Heidelberg GRAPH EXPO Demo Jobs to Illustrate HEI Flexibility in Action
KENNESAW, GA—August 29, 2012—Heidelberg will take to the HEI wire for GRAPH EXPO 2012 to present a simulated retail promotion campaign designed to deliver the best product to the print buyer by means of a production process that takes the “digital or offset” question off the table, and makes cross-platform color matching its centerpiece.
It sounds ambitious because it is. As the only print technology vendor that can take a file from web-to-print input and move it seamlessly through all subsequent stages of production, gathering and updating cost data at every stage, Heidelberg will encourage printers to look beyond individual machine specifications to grasp the bigger picture and bottom-line benefits of end-to-end production integration. Visitors to the booth will see these benefits clearly demonstrated, not only to the printer, but also—and equally as important—to their clients.
The Problem
The client in the hypothetical promotion is a high-end clothing retailer with a small marketing department and big plans for a targeted print marketing campaign aimed at boosting its market share and customer loyalty. The retailer needs a service provider that can manage its database, print its marketing collateral using offset, digital, and wide-format inkjet equipment, all while managing its corporate color across multiple platforms.
The Solution
Market research comes first. The service provider begins by developing a custom storefront using Heidelberg’s Prinect Web-to-Print Manager to conduct in-store and on-line surveys of 500 participants. The surveys are designed to collect data on the company’s customer base by gender, age, buying power, and clothing preferences. As an incentive, participants receive an accessories brochure with an instantly redeemable, 50 percent-off coupon. The high-quality, coated brochure covers are printed on a Speedmaster SM 52 Anicolor press, and glued and finished on the Stahlfolder TH 56. The coupon also is tipped in-line on the Stahlfolder.

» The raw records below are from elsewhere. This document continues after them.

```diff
+__global__ __launch_bounds__(256) void box_stage1_lds_kernel(const BoxArgs a) {
+    __shared__ __attribute__((aligned(16))) char ring[3 * 4096];
+    const BoxLevel& L = a.L[blockIdx.y];
+    if (!L.sparse) return;
+    const int lane = threadIdx.x & 63, wave = __builtin_amdgcn_readfirstlane(threadIdx.x >> 6);
+    if (L.walk1 == BOX_WALK_WIDE) stage1_lds<true, true>(L, lane, wave, ring);
+    else if (L.walk1 == BOX_WALK_PP) stage1_lds<false, false>(L, lane, wave, ring);
+    else stage1_lds<false, true>(L, lane, wave, ring);
 }
 
 __global__ __launch_bounds__(256) void box_stage1_kernel(const BoxArgs a) {
@@ -207,7 +310,8 @@
     for (const BoxLevel& L : a.L)
         if (L.sparse && (L.cin % 64 || L.cin < 64 || L.cap < 1 || (size_t)L.cap * 128 >= 0xFFFFFF00ull)) return hipErrorInvalidValue;
     const dim3 grid(BOX_GRID, 3), block(256);
-    hipLaunchKernelGGL(box_stage1_kernel, grid, block, 0, s, a);
+    if (env_knob("CY_BOX_LDS_W", 1)) hipLaunchKernelGGL(box_stage1_lds_kernel, grid, block, 0, s, a);
+    else hipLaunchKernelGGL(box_stage1_kernel, grid, block, 0, s, a);
     hipLaunchKernelGGL(box_stage2_kernel, grid, block, 0, s, a);
     hipLaunchKernelGGL(box_stage3_kernel, grid, block, 0, s, a);
     return hipGetLastError();
diff --git a/caesar_yolo_amd/lib.py b/caesar_yolo_amd/lib.py
--- a/caesar_yolo_amd/lib.py
+++ b/caesar_yolo_amd/lib.py
@@ -48,7 +48,7 @@
     "cy_pred_elems", "cy_profile_enable", "cy_profile_summary", "cy_profile_summary_lane", "cy_profile_layers", "cy_profile_layer_variant", "cy_mosaic_prepare", "cy_letterbox_pack", "cy_preproc", "cy_preproc_planes", "cy_preproc_params", "cy_forward", "cy_debug_read_conv",
     "cy_debug_stop_after", "cy_debug_ops_done", "cy_debug_read_tensor", "cy_debug_sparse_box",
     "cy_decode_nms", "cy_debug_stamps", "cy_debug_fastdiv", "cy_debug_reduce", "cy_debug_lds_fill", "cy_debug_cand_counts", "cy_iou_merge", "cy_detect_tiles", "cy_detect_flush", "cy_detect_fence", "cy_compact_records", "cy_compact_records_ctx", "cy_detect_counters", "cy_conv_bn_silu", "cy_conv_slices", "cy_conv_variant_name", "cy_bottleneck64", "cy_dwconv3x3",
-    "cy_attention", "cy_maxpool5", "cy_make_tile_records",
+    "cy_attention", "cy_maxpool5", "cy_sppf_pool5", "cy_make_tile_records",
     "cy_merge_edge_sources", "cy_augment_geometry", "cy_enable_augment", "cy_letterbox_pack_f32", "cy_augment_pack",
     "cy_decode_nms_augmented", "cy_detect_tiles_augmented", "cy_measure_sources", "cy_measure_kernel_ms",
     "cy_measure_islands", "cy_islands_kernel_ms", "cy_measure_background", "cy_background_kernel_ms", "cy_expand_background",
@@ -182,6 +182,7 @@
                                    C.c_int, vp, C.c_int, C.c_int, vp, C.c_int, C.c_int, vp]),
         "cy_attention": (C.c_int, [vp, vp, C.c_int, C.c_int, C.c_int, C.c_int, C.c_int, C.c_int, C.c_int, vp, C.c_int, C.c_int, vp]),
         "cy_maxpool5": (C.c_int, [vp, vp, C.c_int, C.c_int, C.c_int, C.c_int, C.c_int, C.c_int, vp, C.c_int, vp]),
+        "cy_sppf_pool5": (C.c_int, [vp, vp, C.c_int, C.c_int, C.c_int, C.c_int, C.c_int, C.c_int, C.c_int, C.POINTER(C.c_int), vp]),
         "cy_make_tile_records": (C.c_int, [fp, ip, C.c_int, ip, C.c_int, dp]),
         "cy_merge_edge_sources": (C.c_int, [dp, C.c_int, ip, C.c_int, dp]),
         "cy_augment_geometry": (C.c_int, [C.c_int, C.c_int, C.POINTER(cy_augment_geom)]),
diff --git a/caesar_yolo_amd/model.py b/caesar_yolo_amd/model.py
--- a/caesar_yolo_amd/model.py
+++ b/caesar_yolo_amd/model.py
@@ -653,6 +653,13 @@
         self._chk(self.lib.cy_maxpool5(self.ctx, self._p(src), B, H, Wd, int(nch), ct, int(src_coff), self._p(dst), int(dst_coff),
                                        self._stream()))
         return dst
+
+    def sppf_pool5(self, buf, nch, src_coff, dst_coff):
+        B, H, Wd, ct = buf.shape
+        n = C.c_int(0)
+        self._chk(self.lib.cy_sppf_pool5(self.ctx, self._p(buf), B, H, Wd, int(nch), ct, int(src_coff), int(dst_coff), C.byref(n),
+                                         self._stream()))
+        return n.value
 
 
 class _Boxes(object):
diff --git a/include/caesar_yolo_hip.h b/include/caesar_yolo_hip.h
--- a/include/caesar_yolo_hip.h
+++ b/include/caesar_yolo_hip.h
@@ -128,6 +128,8 @@
                  int out_ct, int out_coff, void* stream);
 int cy_maxpool5(cy_ctx* ctx, const void* d_src, int B, int H, int W, int C, int ct, int src_coff, void* d_dst, int dst_coff,
                 void* stream);
+int cy_sppf_pool5(cy_ctx* ctx, void* d_buf, int B, int H, int W, int C, int ct, int src_coff, int dst_coff, int* launches,
+                  void* stream);
 
 typedef struct cy_augment_view {
     double scale; int flip;
```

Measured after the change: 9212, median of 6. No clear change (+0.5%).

Next, the service provider utilizes data from the Prinect Web-to-Print Manager storefront to create a multi-touch, targeted campaign with variable data. In the first mailing, the customer receives a personalized thank-you letter with an invitation to visit their local store for a fashion consultation and to receive a thank-you gift. To save money on the letter, the customer chooses existing, pre-printed letterhead that can easily be imprinted on the Linoprint C901 with contacts and addresses. Mailed with the letter is a personalized, eight-page catalog based on the customers’ initial survey answers. The front cover of the catalog will be printed static offset on a Speedmaster SM 52 with Anicolor. The inside pages will be variable, based on participants’ survey responses, and printed digitally on the Linoprint C901. Finally, the contents are combined and stitched in-line on the Linoprint’s Bookletmaker accessory.
When the customer arrives for their one-on-one personal fashion consultation, the consultant uses the customer’s original survey answers to make fashion recommendations based on the customer’s personal preferences, fashion trends, and body type. Customers also pick up a free gift: men’s cologne or women’s eye shadow in a high-end carton produced on a Speedmaster XL 105 with UV drip-off coating, die-cut on a KAMA ProCut, then folded and glued on a KAMA ProFold.
Based on the in-store consultation, each participant receives a customized consultation via tri-fold mailer, produced digitally on the Linoprint C901, then folded and perfed on the Stahlfolder TH 56. Customers earn 25 percent off their total purchase by selecting an item or items from the consultation.
The Benefits
With color management via Prinect Color Toolbox, the customer reinforces its brand identity through the pitch-perfect reproduction of its corporate colors on everything from large-format in-store signage and point-of-purchase displays (produced on a Rastek H652 UV flatbed inkjet printer), to high-quality tags and packages used for clothing and accessories, regardless of the printing process used.
Thanks to flexible integration and process standardization via Prinect, the marketing story this promotion tells is greater than the sum of its individual components. Across-the-board integration means that all work processes—whether offset, electrophotographic or digital inkjet—are set up for maximum verifiable efficiency and cost control. Best of all, the service provider that made it happen not only gains a satisfied customer, but locks in a major competitive advantage, along with higher profits.